The weight and price of the Ashima interested me until I read a bunch of posts describing them as "bendy" and "pulsating". I have XT 160 and it'd be great to lose a few grams on the cheap then sell the icetech. Any improvements recently on the Ashima AiRotors to warrant the switch and save about 40 grams front and rear total?


----------



## CuddlyToast (Oct 30, 2013)

I was wondering the same. Ice tech rotors work great so far in my experience. I wish I could afford enves, most likely next years upgrade. Headset suggestions?


----------



## Jerome (Dec 21, 2003)

I have the 160mm one-piece Formula R1 rotors (87 g) and happy with them. As for the stem, look at the Syntace F109 -- under 100 g.


----------



## WickedLite (Nov 15, 2010)

As Jerome suggests plus Zoom bars: 25.4mm x 580mm 85g , 31.8mm x 580mm 94g, approx $125. drops almost 1/4 lbs


----------



## CuddlyToast (Oct 30, 2013)

Thanks for the replies! I'm definite looking into the syntace stem. It's fugly, but that's almost 30g savings. I will also look into the formula rotors. Ice tech is nice... But it's heavy. I'll probably end up keeping them around, in case it doesn't work out. I'm intrigued about the mt. zoom bars. Those ones are too short, but they make an xl bar that looks right on.

So what about headsets? How do one weight weenie those?


----------



## WickedLite (Nov 15, 2010)

Extralite on my xc race bike and fatbike. Extralite came out with the ExtraBolt 16 (6g) for 1 1/8 forks in tapered headtube if you need that. Chris King on my am.

And I'm gonna second Jerome on the CX Ray Sapim flat spokes too. Why use anything else unless you're dh.

Tune 27.5" wheelset $800 for racing only! Not trail riding: 
Tune Prince Cannonball Sapim CX Ray Carbon Rims 1144G 27 5" | eBay


----------



## CuddlyToast (Oct 30, 2013)

WickedLite said:


> Tune 27.5" wheelset $800 for racing only! Not trail riding:
> Tune Prince Cannonball Sapim CX Ray Carbon Rims 1144G 27 5" | eBay


I don't understand race day only. Isn't that the one time you need it to work at its best, and you'll push it the hardest?

That is a good price though... I'd be hesitant of buying carbon wheels online though.
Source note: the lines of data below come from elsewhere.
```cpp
__global__ void sqsum_kernel(const float* __restrict__ x, long n4,
                             float* __restrict__ out) {
  __shared__ float scratch[256 / WAVE_SIZE];
  const floatx4* x4 = reinterpret_cast<const floatx4*>(x);
  float acc = 0.f;
  for (long i = blockIdx.x * (long)blockDim.x + threadIdx.x; i < n4;
       i += (long)gridDim.x * blockDim.x) {
    floatx4 v = x4[i];
#pragma unroll
    for (int j = 0; j < 4; ++j) acc += v[j] * v[j];
  }
  acc = block_reduce_sum(acc, scratch);
  if (threadIdx.x == 0) atomicAdd(out, acc);
}

__global__ void scale_kernel(float* __restrict__ x, long n4,
                             const float* __restrict__ scale) {
  const float s = *scale;
  floatx4* x4 = reinterpret_cast<floatx4*>(x);
  for (long i = blockIdx.x * (long)blockDim.x + threadIdx.x; i < n4;
       i += (long)gridDim.x * blockDim.x) {
    floatx4 v = x4[i];
#pragma unroll
    for (int j = 0; j < 4; ++j) v[j] *= s;
    x4[i] = v;
  }
}

int grid_for(long work, int block) {
  long g = (work + block - 1) / block;
  return (int)min(g, (long)(256 * 8));
}

bool f32_like(const torch::Tensor& t, const torch::Tensor& ref) {
  return t.is_cuda() && t.dtype() == torch::kFloat32 && t.is_contiguous()
      && t.numel() == ref.numel() && t.device() == ref.device();
}

}

void fused_adamw_masked(torch::Tensor p, torch::Tensor g, torch::Tensor m,
                        torch::Tensor v, torch::Tensor wd_mask, double lr,
                        double beta1, double beta2, double eps, double wd,
                        double bc1, double bc2) {
  TORCH_CHECK(p.is_cuda() && p.dtype() == torch::kFloat32 && p.is_contiguous());
  TORCH_CHECK(p.numel() % 4 == 0, "flat shard must be divisible by 4");
  TORCH_CHECK(f32_like(g, p) && f32_like(m, p) && f32_like(v, p)
              && f32_like(wd_mask, p),
              "g, m, v, wd_mask must match p (device fp32, contiguous)");
  long n4 = p.numel() / 4;
  auto stream = at::cuda::getCurrentHIPStream();
  hipLaunchKernelGGL(adamw_masked_kernel, dim3(grid_for(n4, 256)), dim3(256), 0,
                     stream, p.data_ptr<float>(), g.data_ptr<float>(),
                     m.data_ptr<float>(), v.data_ptr<float>(),
                     wd_mask.data_ptr<float>(), n4, (float)lr, (float)beta1,
                     (float)beta2, (float)eps, (float)wd, (float)bc1, (float)bc2);
  HIP_CHECK_KERNEL();
}

void fused_adamw_masked_devstep(torch::Tensor p, torch::Tensor g,
                                torch::Tensor m, torch::Tensor v,
                                torch::Tensor wd_mask, torch::Tensor step,
                                torch::Tensor bf16_out,
                                c10::optional<torch::Tensor> gscale, double lr,
                                double beta1, double beta2, double eps,
                                double wd) {
  const float* gs_ptr = nullptr;
  if (gscale.has_value()) {
    TORCH_CHECK(gscale->is_cuda() && gscale->dtype() == torch::kFloat32
                && gscale->numel() == 1, "gscale must be a cuda fp32 scalar");
    gs_ptr = gscale->data_ptr<float>();
  }
  TORCH_CHECK(p.is_cuda() && p.dtype() == torch::kFloat32 && p.is_contiguous());
  TORCH_CHECK(p.numel() % 4 == 0, "flat shard must be divisible by 4");
  TORCH_CHECK(f32_like(g, p) && f32_like(m, p) && f32_like(v, p)
              && f32_like(wd_mask, p),
              "g, m, v, wd_mask must match p (device fp32, contiguous)");
  TORCH_CHECK(step.is_cuda() && step.dtype() == torch::kInt32
              && step.numel() == 1);
  TORCH_CHECK(bf16_out.is_cuda() && bf16_out.dtype() == torch::kBFloat16
              && bf16_out.is_contiguous() && bf16_out.numel() == p.numel());
  long n4 = p.numel() / 4;
  auto stream = at::cuda::getCurrentHIPStream();
  static const int wide = []() {
    const char* e = getenv("MODALITIES_AMD_ADAMW_WIDE");
    return e ? atoi(e) : 1;
  }();
  if (wide >= 4) {
    hipLaunchKernelGGL(adamw_devstep_wide_kernel<4>,
                       dim3(grid_for((n4 + 3) / 4, 256)), dim3(256), 0, stream,
                       p.data_ptr<float>(), g.data_ptr<float>(),
                       m.data_ptr<float>(), v.data_ptr<float>(),
                       wd_mask.data_ptr<float>(), step.data_ptr<int>(),
                       (unsigned short*)bf16_out.data_ptr(), gs_ptr, n4,
                       (float)lr, (float)beta1, (float)beta2, (float)eps,
                       (float)wd);
  } else if (wide >= 2) {
    hipLaunchKernelGGL(adamw_devstep_wide_kernel<2>,
                       dim3(grid_for((n4 + 1) / 2, 256)), dim3(256), 0, stream,
                       p.data_ptr<float>(), g.data_ptr<float>(),
                       m.data_ptr<float>(), v.data_ptr<float>(),
                       wd_mask.data_ptr<float>(), step.data_ptr<int>(),
                       (unsigned short*)bf16_out.data_ptr(), gs_ptr, n4,
                       (float)lr, (float)beta1, (float)beta2, (float)eps,
                       (float)wd);
  } else {
    hipLaunchKernelGGL(adamw_masked_devstep_kernel, dim3(grid_for(n4, 256)),
                       dim3(256), 0, stream, p.data_ptr<float>(),
                       g.data_ptr<float>(), m.data_ptr<float>(),
                       v.data_ptr<float>(), wd_mask.data_ptr<float>(),
                       step.data_ptr<int>(),
                       (unsigned short*)bf16_out.data_ptr(), gs_ptr, n4,
                       (float)lr, (float)beta1, (float)beta2, (float)eps,
                       (float)wd);
  }
  HIP_CHECK_KERNEL();
}

void fused_adamw(std::vector<torch::Tensor> ps, std::vector<torch::Tensor> gs,
                 std::vector<torch::Tensor> ms, std::vector<torch::Tensor> vs,
                 double lr, double beta1, double beta2, double eps, double wd,
                 double bc1, double bc2) {
  TORCH_CHECK(gs.size() == ps.size() && ms.size() == ps.size()
              && vs.size() == ps.size(), "fused_adamw: list lengths differ");
  for (size_t i = 0; i < ps.size(); ++i) {
    auto ones = torch::ones_like(ps[i]);
    fused_adamw_masked(ps[i], gs[i], ms[i], vs[i], ones, lr, beta1, beta2, eps,
                       wd, bc1, bc2);
  }
}

torch::Tensor multi_tensor_sqsum(std::vector<torch::Tensor> tensors) {
  TORCH_CHECK(!tensors.empty());
  auto out = torch::zeros({}, tensors[0].options().dtype(torch::kFloat32));
  auto stream = at::cuda::getCurrentHIPStream();
  for (auto& t : tensors) {
    TORCH_CHECK(t.is_cuda() && t.dtype() == torch::kFloat32
                && t.is_contiguous() && t.numel() % 4 == 0);
    long n4 = t.numel() / 4;
    hipLaunchKernelGGL(sqsum_kernel, dim3(grid_for(n4, 256)), dim3(256), 0,
                       stream, t.data_ptr<float>(), n4, out.data_ptr<float>());
    HIP_CHECK_KERNEL();
  }
  return out;
}

void multi_tensor_scale(std::vector<torch::Tensor> tensors, torch::Tensor scale) {
  TORCH_CHECK(scale.is_cuda() && scale.numel() == 1,
              "multi_tensor_scale: scale must be a device scalar");
  for (auto& t : tensors)
    TORCH_CHECK(t.is_cuda() && t.dtype() == torch::kFloat32
                && t.is_contiguous() && t.numel() % 4 == 0,
                "multi_tensor_scale: tensors must be contiguous device fp32 "
                "with numel % 4 == 0");
  auto stream = at::cuda::getCurrentHIPStream();
  auto s = scale.to(torch::kFloat32).contiguous();
  for (auto& t : tensors) {
    long n4 = t.numel() / 4;
    hipLaunchKernelGGL(scale_kernel, dim3(grid_for(n4, 256)), dim3(256), 0,
                       stream, t.data_ptr<float>(), n4, s.data_ptr<float>());
    HIP_CHECK_KERNEL();
  }
}
```

### modalities_amd/ops/csrc/bindings.cpp

```cpp
#include <torch/extension.h>
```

You guys got me to looking into enve.... dangerous game for my wallet...

Thanks for the headset though. The problem is that the santa cruz solo needs to have the bottom cup stuck out. It looks like Chris King might be the only one... but i really don't believe the hype, as well as its heavy :/


----------



## WickedLite (Nov 15, 2010)

Race Day only: I save my lightest/most expensive wheelset for racing. I guess if I had more money I would have many lightest wheelsets. I run heavier all round wheelsets when not racing, plus I hit harder jumps etc. xc bikes aren't really meant for while I'm training just to spice it up a little.
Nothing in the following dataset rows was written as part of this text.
template <int EPI, int NJ, int MI = 4>
__device__ __forceinline__ void epi_preload(const IGemmArgs& p, EpiInT<MI>& in, int m0, int n0,
                                            int wave, int lane) {
  if constexpr (!(EPI & (EP_BETA | EP_BNRED))) {
#pragma unroll
    for (int i = 0; i < MI; ++i)
#pragma unroll
      for (int jn = 0; jn < 4; ++jn) in.a[i][jn] = make_uint2(0u, 0u);
  } else {
    const int nl = (lane >> 4) * 4;
#pragma unroll
    for (int i = 0; i < MI; ++i) {
      const int m = min(m0 + wave * 16 * MI + i * 16 + (lane & 15), p.M - 1);
      const uint32_t orow = (uint32_t)m * p.ldc + n0 + nl;
      if constexpr (!(EPI & EP_BNRED)) in.mk[i] = acc_mask(p, (uint32_t)m * p.ldc + n0);
#pragma unroll
      for (int jn = 0; jn < NJ; ++jn) {
        if constexpr (EPI & EP_BNRED) {
          in.a[i][jn] = *(const uint2*)(p.ep_z + orow + jn * 16);
        } else {
          in.a[i][jn] = acc_operand(p, orow + jn * 16);
        }
      }
    }
  }
}

__device__ __forceinline__ float lo_f(uint32_t w) { return __uint_as_float(w << 16); }
__device__ __forceinline__ float hi_f(uint32_t w) { return __uint_as_float(w & 0xffff0000u); }

template <int EPI, bool FULL, bool ST = true>
// ... 838 lines not shown
  const int wave_all = __builtin_amdgcn_readfirstlane(tid >> 6);
  const int wave = wave_all & 3;
  const int H = p.H, W = p.W, HW = H * W, W2 = W2T ? W2T : h.w2, C = p.C, K = p.Kout;
  const int M = p.Mpix, nimg = M / HW;
  const int g = lane >> 4, li = lane & 15, q = li >> 2, pp = li & 3;

  const int bid = h.xmap ? (blockIdx.x & 7) * (gridDim.x >> 3) + (blockIdx.x >> 3) : blockIdx.x;
  const int part = bid % h.parts, z = bid / h.parts;
  const int k0 = (part % h.kparts) * 64, c0 = (part / h.kparts) * 64;
  const int ntiles = z < h.tiles_m ? (h.tiles_m - z + h.Z - 1) / h.Z : 0;

  uint32_t drow[4];
  bool kok[4];
#pragma unroll
  for (int j = 0; j < 4; ++j) {
    const int row = 8 * (4 * wave + j) + (lane >> 3);
    const int chunk = (lane & 7) ^ mn_swz<64>(row & 31);
    drow[j] = ((uint32_t)(STRIP ? 0 : row) * K + k0 + chunk * 8) * 2;
    kok[j] = k0 + chunk * 8 < K;
  }
  uint32_t hsc[HIW];
#pragma unroll
  for (int j = 0; j < HIW; ++j) {
    const uint32_t hp = 16 * (wave * HIW + j) + (lane >> 2);
    const uint32_t sl = udiv(hp, h.mag_w2);
    const uint32_t colp = hp - sl * W2;
    const uint32_t lc = (lane & 3) ^ (((hp >> 3) & 1) << 1);
    hsc[j] = sl | (colp << 10) | (lc << 18);
  }
  const __amdgpu_buffer_rsrc_t rdy = make_rsrc(p.dy, h.dy_bytes);
  const __amdgpu_buffer_rsrc_t rx0 = make_rsrc(p.x, h.x_bytes);
  const __amdgpu_buffer_rsrc_t rx1 =
      make_rsrc((const char*)p.x + 64, c0 + 32 < C ? h.x_bytes : 0u);
  uint32_t hv[HIW], dv[4];
  const int cbyte = ((2 * (wave & 1) + (pp >> 1)) << 4) + 8 * (pp & 1);
  const int hoff = HW_DBYTES + (ONECH ? 0 : (wave >> 1) * HW_HBYTES);
  auto stage_base = [&](int st) { return st * HW_STAGE + hoff - W2 * 64; };
  int hbw[4][2][3];
  const int tpx = STRIP ? h.tr * h.tw : HW_BM;
  if constexpr (STRIP) {
#pragma unroll
    for (int ks = 0; ks < 4; ++ks)
#pragma unroll
      for (int e = 0; e < 2; ++e) {
        const uint32_t n = (uint32_t)min(ks * 32 + 8 * g + 4 * e + q, tpx - 1);
        const uint32_t lr = udiv1(n, h.mag_tw), lc = n - lr * h.tw;
        const int hp = (int)(lr + 1) * W2 + (int)lc + 1;
#pragma unroll
        for (int d = 0; d < 3; ++d) {
          const int x = (hp + d - 1) * 64 + cbyte;
          hbw[ks][e][d] = (x ^ ((x >> 4) & 32)) + stage_base(0);
        }
      }
  }
  auto prep_dma = [&](int mt) {
    if constexpr (STRIP) {
      const int img = (int)udiv1((uint32_t)mt, h.mag_timg);
      const uint32_t rem = (uint32_t)(mt - img * h.tiles_img);
      const uint32_t band = udiv1(rem, h.mag_tc);
      const int r0 = (int)band * h.tr, cs0 = (int)(rem - band * h.tiles_c) * h.tw;
#pragma unroll
      for (int j = 0; j < HIW; ++j) {
        const int sl = hsc[j] & 1023, col = (int)((hsc[j] >> 10) & 255);
        const int ih = r0 - p.ph + sl, iw = cs0 - p.pw + col;
        const bool ok = sl < h.tr + 2 && col < h.tw + 2 && (unsigned)ih < (unsigned)H &&
                        (unsigned)iw < (unsigned)W;
        hv[j] = ok ? ((((uint32_t)img * H + ih) * W + iw) * C + c0) * 2 + (hsc[j] >> 18) * 16
                   : 0x80000000u;
      }
#pragma unroll
      for (int j = 0; j < 4; ++j) {
        const uint32_t row = 8 * (4 * wave + j) + (lane >> 3);
        const uint32_t lr = udiv1(row, h.mag_tw), lc = row - lr * h.tw;
        const bool ok = (int)row < tpx && r0 + (int)lr < p.P && cs0 + (int)lc < p.Q && kok[j];
        dv[j] = ok ? drow[j] + (((uint32_t)img * p.P + r0 + lr) * p.Q + cs0 + lc) * (uint32_t)K * 2
                   : 0x80000000u;
      }
      return;
    }
    const int m0 = mt * HW_BM;
    const int img0 = m0 / HW;
    const int r0 = m0 - img0 * HW;
    const int oh0 = r0 / W;
#pragma unroll
    for (int j = 0; j < HIW; ++j) {
      const int sl = hsc[j] & 1023, col = (int)((hsc[j] >> 10) & 255) - 1;
      const int v = sl + oh0 - 1;
      const int d = (int)udiv((uint32_t)(v + H + 1), h.mag_h1) - 1;
      const int row = v - d * (H + 1);
      const int img = img0 + d;
      const bool ok = row < H && (unsigned)col < (unsigned)W && img < nimg;
      hv[j] = ok ? ((((uint32_t)img * H + row) * W + col) * C + c0) * 2 + (hsc[j] >> 18) * 16
                 : 0x80000000u;
    }
#pragma unroll
    for (int j = 0; j < 4; ++j) {
      const int row = 8 * (4 * wave + j) + (lane >> 3);
      dv[j] = (m0 + row < M && kok[j]) ? drow[j] + (uint32_t)m0 * K * 2 : 0x80000000u;
    }
  };
  auto prep_b = [&](int mt, int st) {
    if constexpr (STRIP) {
      const int dlt = st ? HW_STAGE : -HW_STAGE;
#pragma unroll
      for (int ks = 0; ks < 4; ++ks)
#pragma unroll
        for (int e = 0; e < 2; ++e)
#pragma unroll
          for (int d = 0; d < 3; ++d) hbw[ks][e][d] += dlt;
    } else {
      const int hb0 = stage_base(st);
      const int m0 = mt * HW_BM;
      const int img0 = m0 / HW;
      const int r0 = m0 - img0 * HW;
      const int oh0 = r0 / W;
      const int mlast = M - 1 - img0 * HW;
#pragma unroll
      for (int ks = 0; ks < 4; ++ks)
#pragma unroll
        for (int e = 0; e < 2; ++e) {
          const uint32_t n = (uint32_t)min(r0 + ks * 32 + 8 * g + 4 * e + q, mlast);
          const uint32_t di = udiv(n, h.mag_hw);
          const uint32_t rem = n - di * HW;
          const uint32_t oh = udiv(rem, h.mag_w);
          const uint32_t ow = rem - oh * W;
          const int hp = ((int)(di * (H + 1) + oh) - oh0 + 1) * W2 + (int)ow + 1;
#pragma unroll
          for (int d = 0; d < 3; ++d) {
            const int x = (hp + d - 1) * 64 + cbyte;
            hbw[ks][e][d] = (x ^ ((x >> 4) & 32)) + hb0;
          }
        }
    }
  };
  const uint32_t sw = lds_base(smem) + wave * 4096;
  auto dmaw = [&](int stage, int j) {
    const uint32_t st = sw + stage * HW_STAGE;
    if (j < 4) {
      buf_lds16_at(rdy, st + j * 1024, dv[j]);
    } else if constexpr (ONECH) {
      const int jj = j - 4;
      buf_lds16_at(rx0, st - wave * 4096 + HW_DBYTES + (wave * HIW + jj) * 1024, hv[jj]);
    } else {
      const int ch = (j - 4) / HW_HIW, jj = (j - 4) % HW_HIW;
      buf_lds16_at(ch ? rx1 : rx0, st - wave * 4096 + HW_DBYTES + ch * HW_HBYTES +
                                       (wave * HW_HIW + jj) * 1024, hv[jj]);
    }
  };
  auto issue = [&](int stage) {
#pragma unroll
    for (int j = 0; j < 4 + 2 * HW_HIW; ++j) dmaw(stage, j);
  };

  if constexpr (PROD) {
    if (wave_all >= 4) {
      if (ntiles > 0) {
        prep_dma(z);
        issue(0);
      }
      for (int k = 0; k < ntiles; ++k) {
        asm volatile("s_waitcnt vmcnt(0)" ::: "memory");
        __builtin_amdgcn_s_barrier();
        if (k + 1 < ntiles) {
          prep_dma(z + (k + 1) * h.Z);
          issue((k + 1) & 1);
        }
      }
      return;
    }
  }

  f32x4 acc[KM][9];
#pragma unroll
  for (int km = 0; km < KM; ++km)
// ... 331 lines not shown
}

That's a great price on that wheelset.


----------



## Jerome (Dec 21, 2003)

Oh yes, as WickedLite said, a safe and fun (although expensive for what it is) way to save a bit more weight is the Extralite stem cap and bolt. Mine weighted 4g (replaced a cap/bolt assembly around 25 g)...


----------



## CuddlyToast (Oct 30, 2013)

I ordered a kcnc top cap and star nut. I may swap it out with a blank carbon one, just for looks. Every bit helps  My goal is to be right at 22 or a hair under at like 21.9 pounds with pedals and everything else. I have a bet saying it can't be done. Do you guys know if the new 2014 revelation 650b is lighter than a fox? The fox came in at 1700g from their website. It didn't look like magura had a fork in 130mm at 650b too bad.


----------



## CuddlyToast (Oct 30, 2013)

Well, here is the (almost) final build. Bike comes in at 22.01 lbs. Still needs black valve stems, and the black rockshox stickers i had made.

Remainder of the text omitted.